If you are looking for a high-quality dividend growth company, you will be very interested in our next undervalued stock, Williams-Sonoma (WSM), the upscale home goods retailer. In this article, we will determine if the company is undervalued and deserving of our hard earned money, says Prakash Kolli, editor of Dividend Power.

WSM is an American retailer with a prominent position in upscale home furnishings and gourmet cookware. With its origins dating back to 1956, Williams Sonoma has established itself as a leading brand offering many high-quality and sophisticated products designed to elevate its customers’ culinary and home experiences.

WSM stock was recently down 48.6% since its all-time high in November 2021. The main reason for the share price decrease has little to do with the company itself, as earnings are expected to decrease 13% in 2023, but increase 7% in 2024, which is still over a 100% rise since 2019. Instead, it is due to the overall market being down since then. Also, the stock was very much overvalued in November 2021.

But now, WSM is considered a Dividend Contender, a company that has increased its dividend for over 18 years.
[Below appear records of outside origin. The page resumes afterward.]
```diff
@@ -594,11 +636,18 @@
       }
     }
 #endif
+    if (COUNT) {
+      while (__ballot(roundSp > maxSp) != 0ull) maxSp++;
+    }
     const unsigned long long finMask = __ballot(finished);
     if (finMask) {
       if (finished) {
         const bool miss = T.best.prim < 0;
-        s_pool[nParked + (uint32_t)__popcll(finMask & laneBelow)] =
+        const uint32_t slot = nParked + (uint32_t)__popcll(finMask & laneBelow);
+        const uint32_t id = s_ray[lane];
+        poolStore2(s_pool2, slot, T.o,
+                   mk(__uint_as_float(s_ray[kWave + lane]), __uint_as_float(s_ray[2 * kWave + lane]), __uint_as_float(s_ray[3 * kWave + lane])));
+        s_pool[slot] =
             (EXT && miss) ? make_uint4(id | kParkedMiss, __float_as_uint(T.d.x), __float_as_uint(T.d.y), __float_as_uint(T.d.z))
                           : make_uint4(id, (uint32_t)T.best.prim, __float_as_uint(T.best.u), __float_as_uint(T.best.v));
         trav = false;
@@ -615,6 +664,7 @@
     waveAddCount(F.counters, C_NODE_CLOSEST, nNodes);
     waveAddCount(F.counters, C_TRI_CLOSEST, nTris);
     waveAddCount(F.counters, C_ALPHA_CLOSEST, nAlpha);
+    if (maxSp > 0 && lane == 0) atomicMax(&F.counters->v[blockIdx.x % kCounterShards][C_STACK_MAX_WALK], (unsigned long long)maxSp);
   }
 }
 
diff --git a/include/bdpt.h b/include/bdpt.h
--- a/include/bdpt.h
+++ b/include/bdpt.h
@@ -433,6 +433,7 @@
                   uint32_t* out_states, float* out_floats);
 int bdpt_test_trace(bdpt_ctx* ctx, const float* rays, uint32_t n, int mode, int32_t* out_prim, float* out_tuv);
 int bdpt_test_trace_shadow(bdpt_ctx* ctx, const float* rays, uint32_t n, uint8_t* out_vis, uint32_t* out_max_stack);
+int bdpt_test_walk_stack(bdpt_ctx* ctx, uint32_t* out_max_stack, uint32_t* out_lds_rows);
 int bdpt_test_bsdf(bdpt_ctx* ctx, const float* in, uint32_t n, uint32_t matIndex, float* out);
 int bdpt_test_area_light_sample(bdpt_ctx* ctx, uint32_t mode, const uint32_t* states, const float* points, uint32_t n, float* out);
 
```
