template <int MAXR, bool FROM_P0>
__global__ void __launch_bounds__(PF_NTHR) k_gcn_fwd_pf(
    cgnn_tiles t, const float* __restrict__ Xin, cgnn_l0src l0, const float* __restrict__ bn_prev, DropCfg drop_in,
    int use_drop, uint8_t* __restrict__ mask_out, const float* __restrict__ W,
    const float* __restrict__ bias, float* __restrict__ Y, double* __restrict__ stat_slab, cgnn_bn_tail tail) {
  const DropCfg drop = drop_resolve(drop_in);
  __shared__ __attribute__((aligned(16))) float tile[MAXR * HID];
  __shared__ uint4 wsp[WSP_FRAGS];
  __shared__ __attribute__((aligned(16))) float bnab[2 * HID];
  __shared__ float disl[MAXR];
  const int lane = threadIdx.x & 63, wave = threadIdx.x >> 6, q = lane >> 4, j = lane & 15;
  const uint4* ent = static_cast<const uint4*>(t.ent_dst);
  constexpr int BPW = (MAXR / 16 + PF_NW - 1) / PF_NW;

  __shared__ __attribute__((aligned(16))) float b0l[FROM_P0 ? HID : 4];
  stage_split_weight<false>(wsp, W, PF_NTHR);
  for (int i = threadIdx.x; i < 2 * HID; i += PF_NTHR) bnab[i] = bn_prev[i];
  L0W w0;
  if (FROM_P0) {
    w0 = l0w_cols(l0, lane);
    for (int i = threadIdx.x; i < HID; i += PF_NTHR) b0l[i] = l0.b0[i];
  }
  const float4 bias4 = ld4(bias + 4 * j);
  double s1[4] = {0, 0, 0, 0}, s2[4] = {0, 0, 0, 0};

  constexpr int NPX = FROM_P0 ? 1 : 4;
  float4 px[BPW][NPX];
  float pd[BPW];
  auto request_block = [&](int tid, int u) {
    const int nb2 = t.tile_ptr[tid], nn2 = t.tile_ptr[tid + 1] - nb2;
    const int row = 16 * (wave + PF_NW * u) + j;
    pd[u] = 0.f;
#pragma unroll
    for (int c = 0; c < NPX; ++c) px[u][c] = make_float4(0.f, 0.f, 0.f, 0.f);
    if (row < nn2) {
      if (FROM_P0) {
        const float* src = l0.P0 + (int64_t)(nb2 + row) * L0_FP + q;
        px[u][0].x = src[0];
        px[u][0].y = src[4];
      } else {
        const float* src = Xin + (int64_t)(nb2 + row) * HID + 4 * q;
#pragma unroll
        for (int c = 0; c < NPX; ++c) px[u][c] = PF_LD(src + 16 * c);
      }
      pd[u] = t.dis[nb2 + row];
    }
  };
  auto request = [&](int tid) {
#pragma unroll
    for (int u = 0; u < BPW; ++u) request_block(tid, u);
  };
  if ((int)blockIdx.x < t.num_tiles) request(blockIdx.x);
  __syncthreads();

  for (int tid = blockIdx.x; tid < t.num_tiles; tid += gridDim.x) {
    const int base = t.tile_ptr[tid];
    const int n = t.tile_ptr[tid + 1] - base;
    const int nblk = (n + 15) >> 4;
    const int gb0 = t.tile_blk[tid];
    int boff[BPW], bwid[BPW];
#pragma unroll
    for (int k = 0; k < BPW; ++k) {
      boff[k] = bwid[k] = 0;
      const int bb = cgnn_uniform(wave) + PF_NW * k;
      if (bb < nblk) {
        boff[k] = t.blk_off_dst[gb0 + bb];
        bwid[k] = (t.blk_off_dst[gb0 + bb + 1] - boff[k]) >> 4;
      }
    }
    MetaRegs pre;
    if (wave < nblk) pre = meta_issue<true>(ent + (boff[0] >> 1), bwid[0], q, j);

    const int nxt = tid + gridDim.x;
#pragma unroll
    for (int u = 0; u < BPW; ++u) {
      const int b = wave + PF_NW * u;
      if (b >= nblk) break;
      const int row = 16 * b + j;
      const bool live = row < n;
      f32x4 acc[4] = {{0, 0, 0, 0}, {0, 0, 0, 0}, {0, 0, 0, 0}, {0, 0, 0, 0}};
#pragma unroll
      for (int ms = 0; ms < 2; ++ms) {
        float4 xc[2];
#pragma unroll
        for (int h2 = 0; h2 < 2; ++h2) {
          const int c = 2 * ms + h2;
          uint32_t keep = 0xFu;
          if (use_drop) {
            keep = drop_bits(drop, (uint32_t)(base + row) * 16u + (uint32_t)(4 * c + q));
            if (mask_out && live) mask_out[(int64_t)(base + row) * 16 + 4 * c + q] = (uint8_t)keep;
          }
          float4 f;
          float4 yraw = px[u][c < NPX ? c : 0];
          if (FROM_P0) {
            const float4 bq = ld4(b0l + 16 * c + 4 * q);
            const l0_f32x4 y0 = l0_mfma(w0.a[c], w0.b[c], px[u][0].x, px[u][0].y, l0_f32x4{bq.x, bq.y, bq.z, bq.w});
            yraw = make_float4(y0[0], y0[1], y0[2], y0[3]);
          }
          xc[h2] = scale4(act4(yraw, ld4(bnab + 16 * c + 4 * q), ld4(bnab + HID + 16 * c + 4 * q),
                               keep, drop.scale, f), pd[u]);
        }
        const Split8 a = split8(xc[0], xc[1]);
#pragma unroll
        for (int tj = 0; tj < 4; ++tj) {
          const uint4 bh = wsp[((0 * 2 + ms) * 4 + tj) * 64 + lane];
          const uint4 bm = wsp[((1 * 2 + ms) * 4 + tj) * 64 + lane];
          const uint4 bl = wsp[((2 * 2 + ms) * 4 + tj) * 64 + lane];
          acc[tj] = mfma_split(a, bh, bm, bl, acc[tj]);
        }
        __builtin_amdgcn_sched_barrier(0);
      }
#pragma unroll
      for (int r = 0; r < 4; ++r)
        st4(tile + (16 * b + 4 * q + r) * HID + 4 * j, make_float4(acc[0][r], acc[1][r], acc[2][r], acc[3][r]));
      if (q == 0) disl[row] = pd[u];
      if (nxt < t.num_tiles) request_block(nxt, u);
    }
    if (nxt < t.num_tiles) {
#pragma unroll
      for (int u = 0; u < BPW; ++u)
        if (wave + PF_NW * u >= nblk) request_block(nxt, u);
    }
    __syncthreads();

WSM’s most recent dividend increase was 15.4%, announced in March 2023.

Additionally, WSM has a five-year dividend growth rate of about 14.65%, which is impressive considering how fast inflation increased last year and this year. The 10-year dividend growth rate is roughly the same rate of ~13.2%. However, the dividend growth rate has been increasing in recent years.

Portfolio Insight - Dividend Growth WSM

Something worth noting is that WSM continued to pay its dividend during the most challenging period in the last 100 years. Many businesses and industries cut or suspended dividend payments during the COVID-19 pandemic. This fact alone leads me to believe in the strength of the company and how management is focused and committed to the dividend policy.

The company has an excellent dividend yield of approximately 3.17%, higher than the average dividend yield of the S&P 500 Index. This dividend yield is an excellent initial yield for dividend growth-driven investors. Additionally, with the company’s recent dividend increase rate, I can see over 5% yield-on-cost (YOC) in the next eight years.

Meanwhile, WSM revenue has been growing reasonably at a compound annual growth rate (CAGR) of about 7.9% for the past ten years. Net income did much better, with a CAGR of ~16.8% over the same ten-year period.